EXERCISE BRIEF
Please return the material exactly; leave no entry out.

DATA SHOWN
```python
class InternLM2RMSNorm(Packed):

    def __init__(self, hidden_size, eps=1e-6):
        super().__init__()
        self.weight = nn.Parameter(torch.ones(hidden_size))
        self.variance_epsilon = eps

    def w(self):
        return self.f32("w", self.weight)

# ... 154 lines not shown
            if w8:
                q = ops.decode_qkv_rope_w8(x, layer.attention_norm.w(), layer.attention_norm.variance_epsilon, *at.wqkv.w8d(), at.wqkv.b(), kc, vc,
                                           pos, cos, sin, B, KVH, G, past)
            elif fused:
                q = ops.decode_qkv_rope(x, layer.attention_norm.w(), layer.attention_norm.variance_epsilon, at.wqkv.w(dt), at.wqkv.b(), kc, vc,
                                        pos, cos, sin, B, KVH, G, past)
            else:
                wq, rope_ep = at.wqkv.w(dt), hd == 128 and S > 8
                ap, _ = ops.activation_panels_plan(B * S, wq.shape[0], wq.shape[1], dt, bias=at.wqkv.b() is not None, rope=rope_ep)
                xn = ops.norm(x, layer.attention_norm.w(), None, layer.attention_norm.variance_epsilon, dt, rms=True, out_panels=ap)
                if rope_ep:
                    q = ops.gemm_qkv_rope(xn, wq, at.wqkv.b(), kc, vc, pos, cos, sin, B, S, KVH, G, past, w_panels=at.wqkv.wp(dt, B * S), a_panels=ap)
                else:
                    qkv = ops.gemm(xn, wq, at.wqkv.b(), w_panels=at.wqkv.wp(dt, B * S), a_panels=ap, m=B * S)
                    q = ops.rope_split(qkv, kc, vc, pos, cos, sin, B, S, KVH, G, hd, past)
            if S > 1:
                a = ops.causal_attention(q, kc, vc, key_mask, B, H, KVH, hd, S, Sk, past)
            elif dt == torch.bfloat16 and hd == 128 and G <= 8:
                a = ops.decode_attention(q, kc, vc, key_mask, B, H, KVH, hd, Sk)
            else:
                cap = kc.shape[2]
                a = ops.naive_attention(q, kc, vc, B, H, KVH, hd, 1, Sk, (H * hd, H * hd, hd), (KVH * cap * hd, hd, cap * hd),
                                        (KVH * cap * hd, hd, cap * hd), (H * hd, H * hd, hd), hd ** -0.5, key_mask=key_mask)
            if w8_wo:
                ops.gemm_w8(a, *at.wo.w8d(), at.wo.b(), residual=x, out_f32=True, out=x)
            else:
                ops.gemm(a, at.wo.w(dt), at.wo.b(), residual=x, out_f32=True, out=x, w_panels=at.wo.wp(dt, B * S))
            if w8:
                hmid = ops.gemm_w8(x, *ff.w13_w8d(dt), act=ops.ACT_SWIGLU, norm_w=layer.ffn_norm.w(), eps=layer.ffn_norm.variance_epsilon)
            elif fused:
                hmid = ops.gemm_rmsnorm(x, layer.ffn_norm.w(), layer.ffn_norm.variance_epsilon, ff.w13(dt), act=ops.ACT_SWIGLU)
            else:
                w13, w2 = ff.w13(dt), ff.w2.w(dt)
                ap, cp = ops.activation_panels_plan(B * S, w13.shape[0], w13.shape[1], dt, act=ops.ACT_SWIGLU)
                hp = cp and not w8_w2 and ops.activation_panels_plan(B * S, w2.shape[0], w2.shape[1], dt, out_f32=True, residual=True)[0]
                xn = ops.norm(x, layer.ffn_norm.w(), None, layer.ffn_norm.variance_epsilon, dt, rms=True, out_panels=ap)
                hmid = ops.gemm(xn, w13, act=ops.ACT_SWIGLU, w_panels=ff.w13p(dt, B * S), a_panels=ap, out_panels=hp, m=B * S)
            if w8_w2:
                ops.gemm_w8(hmid, *ff.w2.w8d(), None, residual=x, out_f32=True, out=x)
            else:
                ops.gemm(hmid, ff.w2.w(dt), None, residual=x, out_f32=True, out=x, w_panels=ff.w2.wp(dt, B * S), a_panels=hp, m=B * S)
            if self.stage_probe is not None:
# ... 204 lines not shown
```

### ullsam_amd/ops.py

```python
from __future__ import annotations

import os
from typing import Optional

import numpy as np
import torch

from . import _lib

ACT_NONE, ACT_GELU, ACT_RELU, ACT_SWIGLU = 0, 1, 2, 3
ACT_SPLITK_OK = 256
_DT = {torch.float32: 0, torch.bfloat16: 1}


def dt_code(dtype: torch.dtype) -> int:
    try:
        return _DT[dtype]
    except KeyError:
        raise TypeError(f"ullsam_amd supports float32 and bfloat16 compute, got {dtype}") from None


def _stream() -> int:
    return torch.cuda.current_stream().cuda_stream

# ... 260 lines not shown
    _chk(hs, "hs", torch.float32)
    hyper = torch.empty((P, nm, 32), dtype=torch.float32, device=hs.device)
    iou = torch.empty((P, n_iou), dtype=torch.float32, device=hs.device)
    _lib.call("ullsam_dec_heads", hs.data_ptr(), w_ptrs.data_ptr(), b_ptrs.data_ptr(), hyper.data_ptr(), iou.data_ptr(), P, T, n_iou, m0, nm, _stream())
    return hyper, iou


def concat_token_rows(prefix: torch.Tensor, rows: torch.Tensor) -> torch.Tensor:
    _chk(prefix, "prefix", torch.float32); _chk(rows, "rows", torch.float32)
    P, n1, C = rows.shape
    out = torch.empty((P, prefix.shape[0] + n1, C), dtype=torch.float32, device=rows.device)
    _lib.call("ullsam_concat_token_rows", prefix.data_ptr(), prefix.shape[0], rows.data_ptr() if n1 else None, n1, out.data_ptr(), P, C, _stream())
    return out
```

EXERCISE ANSWER
```python
class InternLM2RMSNorm(Packed):

    def __init__(self, hidden_size, eps=1e-6):
        super().__init__()
        self.weight = nn.Parameter(torch.ones(hidden_size))
        self.variance_epsilon = eps

    def w(self):
        return self.f32("w", self.weight)

# ... 154 lines not shown
            if w8:
                q = ops.decode_qkv_rope_w8(x, layer.attention_norm.w(), layer.attention_norm.variance_epsilon, *at.wqkv.w8d(), at.wqkv.b(), kc, vc,
                                           pos, cos, sin, B, KVH, G, past)
            elif fused:
                q = ops.decode_qkv_rope(x, layer.attention_norm.w(), layer.attention_norm.variance_epsilon, at.wqkv.w(dt), at.wqkv.b(), kc, vc,
                                        pos, cos, sin, B, KVH, G, past)
            else:
                wq, rope_ep = at.wqkv.w(dt), hd == 128 and S > 8
                ap, _ = ops.activation_panels_plan(B * S, wq.shape[0], wq.shape[1], dt, bias=at.wqkv.b() is not None, rope=rope_ep)
                xn = ops.norm(x, layer.attention_norm.w(), None, layer.attention_norm.variance_epsilon, dt, rms=True, out_panels=ap)
                if rope_ep:
                    q = ops.gemm_qkv_rope(xn, wq, at.wqkv.b(), kc, vc, pos, cos, sin, B, S, KVH, G, past, w_panels=at.wqkv.wp(dt, B * S), a_panels=ap)
                else:
                    qkv = ops.gemm(xn, wq, at.wqkv.b(), w_panels=at.wqkv.wp(dt, B * S), a_panels=ap, m=B * S)
                    q = ops.rope_split(qkv, kc, vc, pos, cos, sin, B, S, KVH, G, hd, past)
            if S > 1:
                a = ops.causal_attention(q, kc, vc, key_mask, B, H, KVH, hd, S, Sk, past)
            elif dt == torch.bfloat16 and hd == 128 and G <= 8:
                a = ops.decode_attention(q, kc, vc, key_mask, B, H, KVH, hd, Sk)
            else:
                cap = kc.shape[2]
                a = ops.naive_attention(q, kc, vc, B, H, KVH, hd, 1, Sk, (H * hd, H * hd, hd), (KVH * cap * hd, hd, cap * hd),
                                        (KVH * cap * hd, hd, cap * hd), (H * hd, H * hd, hd), hd ** -0.5, key_mask=key_mask)
            if w8_wo:
                ops.gemm_w8(a, *at.wo.w8d(), at.wo.b(), residual=x, out_f32=True, out=x)
            else:
                ops.gemm(a, at.wo.w(dt), at.wo.b(), residual=x, out_f32=True, out=x, w_panels=at.wo.wp(dt, B * S))
            if w8:
                hmid = ops.gemm_w8(x, *ff.w13_w8d(dt), act=ops.ACT_SWIGLU, norm_w=layer.ffn_norm.w(), eps=layer.ffn_norm.variance_epsilon)
            elif fused:
                hmid = ops.gemm_rmsnorm(x, layer.ffn_norm.w(), layer.ffn_norm.variance_epsilon, ff.w13(dt), act=ops.ACT_SWIGLU)
            else:
                w13, w2 = ff.w13(dt), ff.w2.w(dt)
                ap, cp = ops.activation_panels_plan(B * S, w13.shape[0], w13.shape[1], dt, act=ops.ACT_SWIGLU)
                hp = cp and not w8_w2 and ops.activation_panels_plan(B * S, w2.shape[0], w2.shape[1], dt, out_f32=True, residual=True)[0]
                xn = ops.norm(x, layer.ffn_norm.w(), None, layer.ffn_norm.variance_epsilon, dt, rms=True, out_panels=ap)
                hmid = ops.gemm(xn, w13, act=ops.ACT_SWIGLU, w_panels=ff.w13p(dt, B * S), a_panels=ap, out_panels=hp, m=B * S)
            if w8_w2:
                ops.gemm_w8(hmid, *ff.w2.w8d(), None, residual=x, out_f32=True, out=x)
            else:
                ops.gemm(hmid, ff.w2.w(dt), None, residual=x, out_f32=True, out=x, w_panels=ff.w2.wp(dt, B * S), a_panels=hp, m=B * S)
            if self.stage_probe is not None:
# ... 204 lines not shown
```

### ullsam_amd/ops.py

```python
from __future__ import annotations

import os
from typing import Optional

import numpy as np
import torch

from . import _lib

ACT_NONE, ACT_GELU, ACT_RELU, ACT_SWIGLU = 0, 1, 2, 3
ACT_SPLITK_OK = 256
_DT = {torch.float32: 0, torch.bfloat16: 1}


def dt_code(dtype: torch.dtype) -> int:
    try:
        return _DT[dtype]
    except KeyError:
        raise TypeError(f"ullsam_amd supports float32 and bfloat16 compute, got {dtype}") from None


def _stream() -> int:
    return torch.cuda.current_stream().cuda_stream

# ... 260 lines not shown
    _chk(hs, "hs", torch.float32)
    hyper = torch.empty((P, nm, 32), dtype=torch.float32, device=hs.device)
    iou = torch.empty((P, n_iou), dtype=torch.float32, device=hs.device)
    _lib.call("ullsam_dec_heads", hs.data_ptr(), w_ptrs.data_ptr(), b_ptrs.data_ptr(), hyper.data_ptr(), iou.data_ptr(), P, T, n_iou, m0, nm, _stream())
    return hyper, iou


def concat_token_rows(prefix: torch.Tensor, rows: torch.Tensor) -> torch.Tensor:
    _chk(prefix, "prefix", torch.float32); _chk(rows, "rows", torch.float32)
    P, n1, C = rows.shape
    out = torch.empty((P, prefix.shape[0] + n1, C), dtype=torch.float32, device=rows.device)
    _lib.call("ullsam_concat_token_rows", prefix.data_ptr(), prefix.shape[0], rows.data_ptr() if n1 else None, n1, out.data_ptr(), P, C, _stream())
    return out
```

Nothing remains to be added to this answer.